Winograd-OpenCL
Winograd-OpenCL copied to clipboard
The results of Winograd conv functions is wrong?
Yout work is good try for cnn developers. But when I test the your code , I found that the winograd resulst is not equal with the traditional conv, Why?
Sorry for late reply, it was holiday in Korea :(
It is unpolished piece of codes; you can see lots of comments in validate(...)
and main(...)
in main.c
so it's not functional.
If you want to test, you should uncomment convolution_cpu(...)
so that you can compare results from CPU and GPU.
@TaihuLight @csehydrogen I made some changes in code and the results was equal with the traditional. But I found the winograd with the 3x3 filters is slower than the traditional algorithm with GPU in the OpenCL. The paper “Fast algorithms for convolutional neural networks" performed the winograd better than traditional with cuDnn. Look forward to your answer for me.
I use simple opencl code ( https://github.com/mz24cn/clnet/blob/master/src/kernels.cl#L508 ) and get more than a half performance when running Lenet5, compared with other DL software based on CUDA/cuDNN. I am considering adopt winograd algorithm. I wanna know whether can I gain substantial improvement from it. The code is very complex.
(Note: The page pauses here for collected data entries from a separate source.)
namespace {
int group_p2p_setup(pamg_handle* root) {
  const Group& G = root->parts;
  for (pamg_handle* a : G)
    for (pamg_handle* b : G) {
      if (a->device == b->device) continue;
      int can = 0;
      CK_(root, cudaDeviceCanAccessPeer(&can, a->device, b->device));
      if (!can) return fail(root, PAMG_ERR_UNSUPPORTED, "the GPUs of the group cannot access each other's memory (no NVLink / PCIe peer access)");
      CK_(root, cudaSetDevice(a->device));
      cudaError_t e = cudaDeviceEnablePeerAccess(b->device, 0);
      if (e != cudaSuccess && e != cudaErrorPeerAccessAlreadyEnabled) return fail(root, PAMG_ERR_CUDA, std::string("cudaDeviceEnablePeerAccess: ") + cudaGetErrorString(e));
      (void)cudaGetLastError();
    }
  for (pamg_handle* q : G) {
    CK_(root, cudaSetDevice(q->device));
    if ((int)q->plan.peers.size() > P2P_MAXP) return fail(root, PAMG_ERR_UNSUPPORTED, "too many neighbour parts");
    int rc = p2p_alloc_local(q);
    if (rc) return gfail(root, q, rc);
    CK_(root, cudaMalloc(&q->agg_words, AGG_WORDS * sizeof(unsigned long long)));
    CK_(root, cudaMemset(q->agg_words, 0, AGG_WORDS * sizeof(unsigned long long)));
  }
  for (pamg_handle* q : G) {
    for (size_t i = 0; i < q->plan.peers.size(); ++i) {
      if (q->p2p_peers[i].slot_at_peer < 0) return fail(root, PAMG_ERR_STATE, "inconsistent halo plans between parts");
      q->p2p_peers[i].stage = G[q->plan.peers[i].part]->p2p_stage;
    }
  }
  for (pamg_handle* q : G) {
    CK_(root, cudaSetDevice(q->device));
    int rc = p2p_upload_args(q);
    if (rc) return gfail(root, q, rc);
    q->p2p_ready = true;
  }
  return PAMG_OK;
}
}

int pamg_create_multi(const pamg_params* p, int ngpus, const int* devices, pamg_handle** out) {
  if (!p || !out || ngpus < 1 || ngpus > 16) return PAMG_ERR_ARG;
  *out = nullptr;
  pamg_handle* root = new pamg_handle();
  root->p = *p; root->is_root = true;
  for (int i = 0; i < ngpus; ++i) {
    pamg_handle* q = nullptr;
    int rc = pamg_create(p, devices ? devices[i] : i, &q);
    if (rc) { pamg_destroy(root); return rc; }
    q->in_group = true; q->nranks = ngpus; q->rank = i;
    root->parts.push_back(q);
  }
  root->device = root->parts[0]->device; root->nsm = root->parts[0]->nsm; root->use_graph = root->parts[0]->use_graph;
  *out = root;
  return PAMG_OK;
}

void pamg_destroy(pamg_handle* h) {
  if (!h) return;
  if (h->is_root) {
    for (pamg_handle* q : h->parts) { cudaSetDevice(q->device); if (q->stream) cudaStreamSynchronize(q->stream); }
    for (auto& g : h->vc_graphs) for (auto e : g.exec) cudaGraphExecDestroy(e);
    h->vc_graphs.clear();
    for (pamg_handle* q : h->parts) pamg_destroy(q);
    delete h;
    return;
  }
  cudaSetDevice(h->device);
  if (h->stream) cudaStreamSynchronize(h->stream);
  for (auto& g : h->vc_graphs) for (auto e : g.exec) cudaGraphExecDestroy(e);
  h->vc_graphs.clear();
  if (h->stream) cudaStreamSynchronize(h->stream);
  if (h->agg) { pamg_destroy(h->agg); h->agg = nullptr; }
  if (h->comm) g_nccl.CommDestroy(h->comm);
  p2p_close(h);
  if (h->agg_words) { cudaFree(h->agg_words); h->agg_words = nullptr; }
  free_levels(h);
  unstr_free(h->un);
  cudaFree(h->out3); cudaFreeHost(h->out3_host); cudaFree(h->scratch);
  for (auto& e : h->ev) if (e) cudaEventDestroy(e);
  for (auto& e : h->pev) if (e) cudaEventDestroy(e);
  if (h->up_stream) { cudaStreamSynchronize(h->up_stream); cudaStreamSynchronize(h->down_stream); cudaStreamDestroy(h->up_stream); cudaStreamDestroy(h->down_stream); cudaEventDestroy(h->ev_up); cudaEventDestroy(h->ev_comp); cudaEventDestroy(h->ev_down[0]); cudaEventDestroy(h->ev_down[1]); }
  if (h->stream && !h->shared_stream) cudaStreamDestroy(h->stream);
  delete h;
}

const char* pamg_last_error(const pamg_handle* h) { return h ? h->err.c_str() : "null handle"; }

int pamg_set_parents_partition(pamg_handle* h, int U_global, const double* X, const int32_t* neig,
                               const int32_t* fneig, const int32_t* dir, int nparts, const int32_t* part_first,
                               int my_part) {
  if (!h) return PAMG_ERR_ARG;
  if (h->is_root) return fail(h, PAMG_ERR_ARG, "a multi-GPU handle partitions the mesh itself: call pamg_set_parents");
  CK(cudaSetDevice(h->device));
  int rc = build_halo_plan(U_global, X, neig, fneig, dir, h->p.halo_rule, nparts, part_first, my_part, h->plan);
  if (rc) return fail(h, rc, "inconsistent parent arrays (X / Neig / fNeig)");
  free_levels(h);
  if (h->agg) { pamg_destroy(h->agg); h->agg = nullptr; }
  h->agg_level = 0;
  p2p_close(h);
  h->p2p_peers.assign(h->plan.peers.size(), pamg_handle::P2PPeer());
  for (size_t i = 0; i < h->plan.peers.size(); ++i) {
    HaloPlan theirs;
    if (build_halo_plan(U_global, X, neig, fneig, dir, h->p.halo_rule, nparts, part_first, h->plan.peers[i].part, theirs)) continue;
    for (size_t j = 0; j < theirs.peers.size(); ++j)
      h->p2p_peers[i].recv_strips_at_peer = std::max(h->p2p_peers[i].recv_strips_at_peer, (long long)theirs.peers[j].strip_begin + theirs.peers[j].nfaces);
    for (size_t j = 0; j < theirs.peers.size(); ++j)
      if (theirs.peers[j].part == my_part && theirs.peers[j].nfaces == h->plan.peers[i].nfaces) {
        h->p2p_peers[i].slot_at_peer = (int)j;
        h->p2p_peers[i].strip_begin_at_peer = theirs.peers[j].strip_begin;
      }
  }
  const int U = h->plan.U_local, first = h->plan.first;
  if (U < 1) return fail(h, PAMG_ERR_ARG, "empty partition");
  h->U = U; h->U_global = U_global;
  h->part_first.assign(nparts + 1, 0);
  if (part_first) for (int i = 0; i <= nparts; ++i) h->part_first[i] = part_first[i]; else h->part_first[1] = U_global;
  std::vector<double> xg((size_t)U * 6);
  for (int u = 0; u < U; ++u) {
    const double* P = X + (size_t)(first + u) * 6;
    double* o = &xg[(size_t)u * 6];
    o[0] = P[4]; o[1] = P[5]; o[2] = P[0] - P[4]; o[3] = P[1] - P[5]; o[4] = P[2] - P[4]; o[5] = P[3] - P[5];
  }
  CK(cudaMalloc(&h->xg, xg.size() * sizeof(double)));
  CK(cudaMemcpy(h->xg, xg.data(), xg.size() * sizeof(double), cudaMemcpyHostToDevice));
  const size_t n3 = (size_t)U * 3 * sizeof(int32_t);
  CK(cudaMalloc(&h->strip_of, n3)); CK(cudaMalloc(&h->dst_strip, n3)); CK(cudaMalloc(&h->rev, n3)); CK(cudaMalloc(&h->hmap, n3));
  CK(cudaMemcpy(h->strip_of, h->plan.strip_of.data(), n3, cudaMemcpyHostToDevice));
  CK(cudaMemcpy(h->dst_strip, h->plan.dst_strip.data(), n3, cudaMemcpyHostToDevice));
  CK(cudaMemcpy(h->rev, h->plan.rev.data(), n3, cudaMemcpyHostToDevice));
  CK(cudaMemcpy(h->hmap, h->plan.hmap.data(), n3, cudaMemcpyHostToDevice));
  CK(cudaMalloc(&h->nsrc, n3));
  CK(cudaMemcpy(h->nsrc, h->plan.nsrc.data(), n3, cudaMemcpyHostToDevice));
  if (!h->plan.cut_lf.empty()) {
    CK(cudaMalloc(&h->cut_lf, h->plan.cut_lf.size() * sizeof(int32_t)));
    CK(cudaMemcpy(h->cut_lf, h->plan.cut_lf.data(), h->plan.cut_lf.size() * sizeof(int32_t), cudaMemcpyHostToDevice));
  }
  const int32_t* bc_glob = nullptr;
  if (!h->bc_kind_h.empty()) {
    if ((int)h->bc_kind_h.size() != U_global * 3) return fail(h, PAMG_ERR_ARG, "pamg_set_boundary_data was given a different number of parents");
    bc_glob = h->bc_kind_h.data();
    CK(cudaMalloc(&h->bc_kind, n3)); CK(cudaMalloc(&h->bc_val, (size_t)U * 3 * sizeof(double)));
    CK(cudaMemcpy(h->bc_kind, h->bc_kind_h.data() + (size_t)first * 3, n3, cudaMemcpyHostToDevice));
    CK(cudaMemcpy(h->bc_val, h->bc_val_h.data() + (size_t)first * 3, (size_t)U * 3 * sizeof(double), cudaMemcpyHostToDevice));
  }
  h->lev.resize(h->p.multi_levels);
  {
    size_t tot = 0;
    for (int il = 0; il < h->p.multi_levels; ++il) {
      const size_t S = (size_t)1 << (h->p.n_split - il);
      tot += 2 * (((size_t)(h->plan.nstrips + h->plan.nsend) * 3 * S * sizeof(double) + 255) / 256 * 256);
    }
    CK(cudaMalloc(&h->strip_arena, tot));
    CK(cudaMemsetAsync(h->strip_arena, 0, tot, h->stream));
    h->strip_arena_bytes = tot;
    if (h->l2_persist && !h->shared_stream) {
      cudaDeviceProp prop;
      if (cudaGetDeviceProperties(&prop, h->device) == cudaSuccess && prop.persistingL2CacheMaxSize > 0) {
        const size_t want = std::min((size_t)prop.persistingL2CacheMaxSize, std::max(tot, (size_t)1 << 20));
        cudaDeviceSetLimit(cudaLimitPersistingL2CacheSize, want);
        cudaStreamAttrValue av;
        std::memset(&av, 0, sizeof(av));
        av.accessPolicyWindow.base_ptr = h->strip_arena;
        av.accessPolicyWindow.num_bytes = std::min(tot, (size_t)prop.accessPolicyMaxWindowSize);
        av.accessPolicyWindow.hitRatio = (float)std::min(1.0, (double)want / (double)std::max(tot, (size_t)1));
        av.accessPolicyWindow.hitProp = cudaAccessPropertyPersisting;
        av.accessPolicyWindow.missProp = cudaAccessPropertyStreaming;
        cudaStreamSetAttribute(h->stream, cudaStreamAttributeAccessPolicyWindow, &av);
        (void)cudaGetLastError();
      }
    }
  }
  size_t arena_off = 0;
  std::vector<double> pc((size_t)U * NPC);
  for (int il = 0; il < h->p.multi_levels; ++il) {
    LevelDev& L = h->lev[il];
    L.s = h->p.n_split - il; L.S = 1 << L.s; L.C = 1ll << (2 * L.s);
    L.nelem = L.C * U; L.ndof = 3 * L.nelem;
    const size_t fb = (size_t)L.ndof * sizeof(double);
    CK(cudaMalloc(&L.T[0], fb)); CK(cudaMalloc(&L.T[1], fb)); CK(cudaMalloc(&L.told, fb));
    CK(cudaMalloc(&L.rhs, fb)); CK(cudaMalloc(&L.res, fb));
    CK(cudaMemsetAsync(L.T[0], 0, fb, h->stream)); CK(cudaMemsetAsync(L.T[1], 0, fb, h->stream));
    CK(cudaMemsetAsync(L.told, 0, fb, h->stream)); CK(cudaMemsetAsync(L.rhs, 0, fb, h->stream));
    CK(cudaMemsetAsync(L.res, 0, fb, h->stream));
    const size_t ob = (size_t)(h->plan.nstrips + h->plan.nsend) * 3 * L.S * sizeof(double);
    const size_t obp = (ob + 255) / 256 * 256;
    L.ovlb[0] = reinterpret_cast<double*>(reinterpret_cast<char*>(h->strip_arena) + arena_off);
    L.ovlb[1] = reinterpret_cast<double*>(reinterpret_cast<char*>(h->strip_arena) + arena_off + obp);
    arena_off += 2 * obp;
    CK(cudaMalloc(&L.ovl_old, ob));
    CK(cudaMemsetAsync(L.ovl_old, 0, ob, h->stream));
    L.ovl_cur = 0; L.strips_valid = false; L.cut_valid = false; L.stage_valid = false;
    for (int u = 0; u < U; ++u)
      if (!parent_coefficients(h->p, X, neig, bc_glob, first + u, L.s, &pc[(size_t)u * NPC], h->p.theta))
        return fail(h, PAMG_ERR_UNSUPPORTED, "open boundary face (kind 2) with inflow: give it Dirichlet data instead");
    CK(cudaMalloc(&L.pc, pc.size() * sizeof(double)));
    CK(cudaMemcpy(L.pc, pc.data(), pc.size() * sizeof(double), cudaMemcpyHostToDevice));
    if (il == 0 && h->p.theta != 1.0 && h->level_offset == 0) {
      for (int u = 0; u < U; ++u)
        if (!parent_coefficients(h->p, X, neig, bc_glob, first + u, L.s, &pc[(size_t)u * NPC], 1.0 - h->p.theta, false))
          return fail(h, PAMG_ERR_UNSUPPORTED, "open boundary face (kind 2) with inflow: give it Dirichlet data instead");
      CK(cudaMalloc(&L.pc_old, pc.size() * sizeof(double)));
      CK(cudaMemcpy(L.pc_old, pc.data(), pc.size() * sizeof(double), cudaMemcpyHostToDevice));
    }
    L.cur = 0; L.tnew_alias = true; L.rhs_valid = (il != 0);
  }
  for (int il = 1; il <= h->p.multi_levels; ++il)
    for (int bsel = 0; bsel < 2; ++bsel) {
      h->lev[il - 1].ovl_cur = bsel;
      int rc2 = launch_halo(h, il, 1);
      if (rc2) return rc2;
    }
  for (auto& Lv : h->lev) Lv.ovl_cur = 0;
  if (h->lev[0].pc_old) {
    LevelDev& L1 = h->lev[0];
    double* keep = L1.ovlb[0];
    L1.ovlb[0] = L1.ovl_old;
    int rc2 = launch_halo(h, 1, 1);
    L1.ovlb[0] = keep;
    if (rc2) return rc2;
  }
  if (nparts > 1 && h->level_offset == 0) {
    const char* e = getenv("PAMG_AGG_ELEMS");
    const long long limit = e ? atoll(e) : (1ll << 17);
    int lvl = 0;
    for (int il = 2; il <= h->p.multi_levels; ++il)
      if (limit > 0 && (long long)U_global * h->lev[il - 1].C <= limit) { lvl = il; break; }
    if (lvl) {
      h->agg_level = lvl;
      if (my_part == 0) {
        pamg_params ap = h->p;
        ap.n_split = h->lev[lvl - 1].s;
        ap.multi_levels = h->p.multi_levels - lvl + 1;
        pamg_handle* g = new pamg_handle();
        g->p = ap; g->device = h->device; g->nsm = h->nsm; g->kernel_mode = h->kernel_mode; g->gs_tma = h->gs_tma; g->gs_fused = h->gs_fused; g->win_producer = h->win_producer;
        g->stream = h->stream; g->shared_stream = true; g->level_offset = lvl - 1; g->halo_mode = h->halo_mode;
        g->bc_kind_h = h->bc_kind_h; g->bc_val_h = h->bc_val_h;
        h->agg = g;
        for (auto& ev : g->ev) CK(cudaEventCreate(&ev));
        CK(cudaMalloc(&g->out3, 3 * sizeof(double)));
        CK(cudaMallocHost(&g->out3_host, 3 * sizeof(double)));
        if (configure_kernels(g)) return fail(h, PAMG_ERR_CUDA, g->err);
        int rc3 = pamg_set_parents_partition(g, U_global, X, neig, fneig, dir, 1, nullptr, 0);
        if (rc3) return fail(h, rc3, std::string("agglomerated coarse problem: ") + g->err);
      }
    }
  }
  h->npartial = h->nsm * 16;
  CK(cudaMalloc(&h->partial, (size_t)h->npartial * 3 * sizeof(double)));
  CK(cudaStreamSynchronize(h->stream));
  return PAMG_OK;
}

int pamg_halo_sources(int U_global, const double* X, const int32_t* neig, const int32_t* fneig, const int32_t* dir,
                      int halo_rule, int nparts, const int32_t* part_first, int my_part, int s, int64_t* src) {
  if (!src || s < 1 || s > 13) return PAMG_ERR_ARG;
  HaloPlan plan;
  int rc = build_halo_plan(U_global, X, neig, fneig, dir, halo_rule, nparts, part_first, my_part, plan);
  if (rc != PAMG_OK) return rc;
  const int S = 1 << s;
  for (int lf = 0; lf < plan.U_local * 3; ++lf) {
    const int d = plan.nsrc[lf];
    for (int p = 0; p < S; ++p) {
      int64_t* o = src + ((size_t)lf * S + p) * 2;
      if (d < 0) { o[0] = o[1] = -1; continue; }
      const size_t base = nbr_child_offset(d, p, s);
      o[0] = (int64_t)(base + (d & 3)); o[1] = (int64_t)(base + ((d >> 2) & 3));
    }
  }
  return PAMG_OK;
}

int pamg_numbering(int what, int s, int64_t first, int64_t count, int32_t* out) {
  if (!out || s < 1 || s > 13 || what < 0 || what > 3 || first < 0 || count < 0) return PAMG_ERR_ARG;
  const int64_t C = (int64_t)1 << (2 * s);
  if (first + count > C) return PAMG_ERR_ARG;
  const int b = 2 << s;
  for (int64_t i = 0; i < count; ++i) {
    const int k = (int)(first + i);
    int32_t* o = out + 4 * i;
    int r = 0, ipos = 0, ele = 0, len = 0;
    if (what == 0) { child_from_ele0(k, s, r, ipos, len); o[0] = r; o[1] = ipos; o[2] = len; o[3] = 0; }
    else if (what == 1) { child_from_flat(k, s, r, ipos, ele, len); o[0] = r; o[1] = ipos; o[2] = ele; o[3] = len; }
    else if (what == 2) { int fin[4]; child_from_ele0(k, s, r, ipos, len); fine_children(s, r, ipos, fin); for (int q = 0; q < 4; ++q) o[q] = fin[q]; }
    else {
      if (k + TPB >= C) { o[0] = o[1] = o[2] = o[3] = 0; continue; }
      child_from_ele0(k, s, r, ipos, len);
      child_advance(s, b, k + TPB, r, ipos);
      o[0] = r; o[1] = ipos; o[2] = b + 1 - 2 * r; o[3] = 0;
    }
  }
  return PAMG_OK;
}

int pamg_parent_table(const pamg_params* p, int U, const double* X, const int32_t* neig, const int32_t* bc_kind, int parent,
                      int s, double theta_weight, int with_mass, double* table) {
  if (!p || !X || !neig || !table || U < 1 || parent < 0 || parent >= U || s < 0 || s > 13 || !(p->dt > 0.0)) return PAMG_ERR_ARG;
  for (int f = 0; f < 3; ++f) { const int q = neig[(size_t)parent * 3 + f]; if (q < 0 || q > U) return PAMG_ERR_ARG; }
  return parent_coefficients(*p, X, neig, bc_kind, parent, s, table, theta_weight, with_mass != 0) ? PAMG_OK : PAMG_ERR_UNSUPPORTED;
}

int pamg_set_boundary_data(pamg_handle* h, int U_global, const int32_t* kind, const double* value) {
  if (!h || U_global < 1 || !kind) return PAMG_ERR_ARG;
  for (size_t i = 0; i < (size_t)U_global * 3; ++i)
    if (kind[i] < 0 || kind[i] > 2) return fail(h, PAMG_ERR_ARG, "boundary kind must be 0 (sin(x+y)), 1 (constant) or 2 (open)");
  h->bc_kind_h.assign(kind, kind + (size_t)U_global * 3);
  if (value) h->bc_val_h.assign(value, value + (size_t)U_global * 3);
  else h->bc_val_h.assign((size_t)U_global * 3, 0.0);
  FANOUT(h, q, pamg_set_boundary_data(q, U_global, kind, value));
  if (!h->lev.empty()) return fail(h, PAMG_ERR_STATE, "pamg_set_boundary_data must precede pamg_set_parents (the coefficient tables depend on it)");
  return PAMG_OK;
}

int pamg_set_parents(pamg_handle* h, int U, const double* X, const int32_t* neig, const int32_t* fneig,
                     const int32_t* dir) {
  if (h && h->is_root) {
    const int n = (int)h->parts.size();
    if (U < n) return fail(h, PAMG_ERR_ARG, "fewer parents than GPUs");
    std::vector<int32_t> pf(n + 1);
    for (int i = 0; i <= n; ++i) pf[i] = (int32_t)((long long)U * i / n);
    for (auto& g : h->vc_graphs) for (auto e : g.exec) cudaGraphExecDestroy(e);
    h->vc_graphs.clear();
    for (int i = 0; i < n; ++i) {
      pamg_handle* q = h->parts[i];
      if (q->agg_words) { cudaSetDevice(q->device); cudaFree(q->agg_words); q->agg_words = nullptr; }
      int rc = pamg_set_parents_partition(q, U, X, neig, fneig, dir, n, pf.data(), i);
      if (rc) return gfail(h, q, rc);
    }
    h->U = U; h->U_global = U;
    return n > 1 ? group_p2p_setup(h) : PAMG_OK;
  }
  return pamg_set_parents_partition(h, U, X, neig, fneig, dir, 1, nullptr, 0);
}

@mz24cn For the same device, the performance of opencl app is lower than CUDA implementation. This is contribute to OpenCL rather than OpenCL implementation. @fzuwill Could you share your modified code?
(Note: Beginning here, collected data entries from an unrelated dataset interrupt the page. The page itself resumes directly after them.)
template <int NV, bool DY_F32>
__global__ __launch_bounds__(512) void ln_bwd_kernel(const void* __restrict__ dy, int64_t lddy, const float* __restrict__ x,
                                                     int64_t ldx, const int* __restrict__ ridx,
                                                     const float* __restrict__ gamma, const float* __restrict__ mean,
                                                     const float* __restrict__ rstd, float* __restrict__ dx_acc,
                                                     int64_t lddx, bf16_t* __restrict__ dx_bf16, int64_t lddb,
                                                     float* __restrict__ dgamma, float* __restrict__ dbeta, float* __restrict__ colsum, int M, int D) {
    constexpr int NW = 8, DP = NV * 256;
    extern __shared__ float red_[];
    float (*red)[NW][DP] = (float (*)[NW][DP])red_;
    const int lane = threadIdx.x & 63, wave = threadIdx.x >> 6;
    float4 dg[NV], db[NV], gm[NV], cs[NV];
#pragma unroll
    for (int i = 0; i < NV; ++i) {
        dg[i] = db[i] = cs[i] = float4{0.f, 0.f, 0.f, 0.f};
        const int c = (i * 64 + lane) * 4;
        gm[i] = c < D ? *(const float4*)(gamma + c) : float4{0.f, 0.f, 0.f, 0.f};
    }
    struct Raw {
        float4 x[NV], a[NV], d[NV];
        float mu, rs;
        int64_t src;
        int row;
    };
    auto issue = [&](int row, Raw& r) {
        r.row = row;
        r.src = ridx ? ridx[row] : row;
        r.mu = mean[row];
        r.rs = rstd[row];
#pragma unroll
        for (int i = 0; i < NV; ++i) {
            const int c = (i * 64 + lane) * 4;
            r.x[i] = r.a[i] = r.d[i] = float4{0.f, 0.f, 0.f, 0.f};
            if (c < D) {
                r.x[i] = *(const float4*)(x + r.src * ldx + c);
                r.a[i] = *(const float4*)(dx_acc + r.src * lddx + c);
                if (DY_F32) r.d[i] = *(const float4*)((const float*)dy + (int64_t)row * lddy + c);
                else {
                    const bf16x4 t = *(const bf16x4*)((const bf16_t*)dy + (int64_t)row * lddy + c);
                    union { bf16x4 h; float2 f; } u; u.h = t;
                    r.d[i].x = u.f.x; r.d[i].y = u.f.y;
                }
            }
        }
    };
    auto process = [&](const Raw& r) {
        float4 xh[NV], g[NV];
        float s1 = 0.f, s2 = 0.f;
#pragma unroll
        for (int i = 0; i < NV; ++i) {
            const int c = (i * 64 + lane) * 4;
            xh[i] = g[i] = float4{0.f, 0.f, 0.f, 0.f};
            if (c < D) {
                float4 d;
                if (DY_F32) d = r.d[i];
                else {
                    union { bf16x4 h; float2 f; } u; u.f = float2{r.d[i].x, r.d[i].y};
                    d = float4{bf2f(u.h[0]), bf2f(u.h[1]), bf2f(u.h[2]), bf2f(u.h[3])};
                }
                const float4 xv = r.x[i];
                xh[i] = float4{(xv.x - r.mu) * r.rs, (xv.y - r.mu) * r.rs, (xv.z - r.mu) * r.rs, (xv.w - r.mu) * r.rs};
                g[i] = float4{d.x * gm[i].x, d.y * gm[i].y, d.z * gm[i].z, d.w * gm[i].w};
                s1 += (g[i].x + g[i].y) + (g[i].z + g[i].w);
                s2 += (g[i].x * xh[i].x + g[i].y * xh[i].y) + (g[i].z * xh[i].z + g[i].w * xh[i].w);
                dg[i].x += d.x * xh[i].x; dg[i].y += d.y * xh[i].y; dg[i].z += d.z * xh[i].z; dg[i].w += d.w * xh[i].w;
                db[i].x += d.x; db[i].y += d.y; db[i].z += d.z; db[i].w += d.w;
            }
        }
        const float c1 = wave_sum(s1) / D, c2 = wave_sum(s2) / D;
#pragma unroll
        for (int i = 0; i < NV; ++i) {
            const int c = (i * 64 + lane) * 4;
            if (c < D) {
                float* o = dx_acc + r.src * lddx + c;
                float4 a = r.a[i];
                a.x += r.rs * (g[i].x - c1 - xh[i].x * c2);
                a.y += r.rs * (g[i].y - c1 - xh[i].y * c2);
                a.z += r.rs * (g[i].z - c1 - xh[i].z * c2);
                a.w += r.rs * (g[i].w - c1 - xh[i].w * c2);
                *(float4*)o = a;
                cs[i].x += a.x; cs[i].y += a.y; cs[i].z += a.z; cs[i].w += a.w;
                if (dx_bf16) {
                    bf16x4 bq = {f2bf(a.x), f2bf(a.y), f2bf(a.z), f2bf(a.w)};
                    *(bf16x4*)(dx_bf16 + r.src * lddb + c) = bq;
                }
            }
        }
    };
    const int stride = gridDim.x * NW;
    Raw ra, rb;
    int row = blockIdx.x * NW + wave;
    if (row < M) issue(row, ra);
    while (row < M) {
        int nrow = row + stride;
        if (nrow < M) issue(nrow, rb);
        process(ra);
        row = nrow;
        if (row >= M) break;
        nrow = row + stride;
        if (nrow < M) issue(nrow, ra);
        process(rb);
        row = nrow;
    }
#pragma unroll
    for (int i = 0; i < NV; ++i) {
        const int c = (i * 64 + lane) * 4;
        *(float4*)&red[0][wave][c] = dg[i];
        *(float4*)&red[1][wave][c] = db[i];
        *(float4*)&red[2][wave][c] = cs[i];
    }
    __syncthreads();
    for (int c = threadIdx.x; c < D; c += 64 * NW) {
        float a = 0.f, b = 0.f, k = 0.f;
#pragma unroll
        for (int w = 0; w < NW; ++w) { a += red[0][w][c]; b += red[1][w][c]; k += red[2][w][c]; }
        if (dgamma) unsafeAtomicAdd(dgamma + c, a);
        if (dbeta) unsafeAtomicAdd(dbeta + c, b);
        if (colsum) unsafeAtomicAdd(colsum + c, k);
    }
}

}

#define LN_DISPATCH(NVV, ...)                     \
    switch (NVV) {                                \
        case 1: { constexpr int NV = 1; __VA_ARGS__; break; } \
        case 2: { constexpr int NV = 2; __VA_ARGS__; break; } \
        case 3: { constexpr int NV = 3; __VA_ARGS__; break; } \
        default: { constexpr int NV = 4; __VA_ARGS__; break; } \
    }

OpenCL比CUDA慢这个是预期的,做BLAS也是这样。对于同一个NVIDIA设备,GEMM执行效率,最好的cuBLAS比最好的OpenCL库快一倍左右。据说原因应该是NVIDIA官方库cuBLAS/cuDNN应该都有汇编层次的优化导致的。 AMD的Vega显卡也支持在OpenCL里做汇编指令优化,好像能获得跟NVIDIA旗舰显卡类似的性能了。参见他们的MIOpen。
我的问题,主要是跟OpenCL自己比,用Winograd能快多少?快的很有限的话(比如提升不到一两倍),就没有跟进的价值。因为代码很复杂(像gemm/Tiling那样带来复杂的同步问题),也会带来稳定性问题。clBLAST/clBLAS库就是这样,我的测试表明,在大部分情况下,clblast/clblas的sgemm比简单的代码也仅仅快一倍左右。有些情况还会变慢,甚至在特定的硬件上报错。
跟CUDA比的话,能达到他50%的性能,最近几年的这种阶段,可以接受,不接受也没办法,这种东西只有做芯片的厂商自己搞才有胜出机会。我们都在上层,干不了什么。
@mz24cn https://github.com/CNugteren/CLBlast/issues/95 I get over two times speed increase with Strided function in Winograd convolution (https://github.com/CNugteren/CLBlast/issues/237). GemmBatched gave 433 nodes/s and GemmStridedBatched 1047 nodes/s. https://github.com/gcp/leela-zero/pull/523
But I have not run it successfully! You can try it!
I suggest that your repo https://github.com/mz24cn/clnet would be better to implemented with pure C + OpenCL than C++, liking Darknet!
你为什么觉得纯C好,哪些理由? clnet里我混用引用,和指针,就这一点我还在犹豫,我想放弃引用,引用太多不方便,尤其是要放到容器里时。我认为像java那样就很好。我看darknet的代码,有的时候用结构体指针,有的时候用结构体本身做参数传递。也是混乱的。使用结构体做函数参数,性能还不如用引用。
其他方面C++还是不错的,我极少用模板,代码不至于看起来支离破碎。你不会是因为自己的硬件没有C++编译器而倾向用C吧?哈哈,开个玩笑。
C++ is too complex like class ....., and I don't like it. My device and os support g++ 7.2 . Pure C is suitable to learning and developing for most programmers.
"@TaihuLight @csehydrogen I made some changes in code and the results was equal with the traditional. But I found the winograd with the 3x3 filters is slower than the traditional algorithm with GPU in the OpenCL. The paper “Fast algorithms for convolutional neural networks" performed the winograd better than traditional with cuDnn. Look forward to your answer for me."
So @fzuwill could you please make a pull request with your changes? and paste your results?
I believe this kernel code is wrong!
One work-group (==CUDA's thread block) launched 245 threads, the 1st half 128 do image transform and the 2nd half 128 do filter transform.
if (tid < 128) { // image transform ... barrier(CLK_LOCAL_MEM_FENCE); ... } else { // filter transform ... }
While, there are work-group-wide (for 256 threads) barrier inside threads's if else branch, which will cause deadlock!
@csehydrogen That is why @TaihuLight observe not equal results.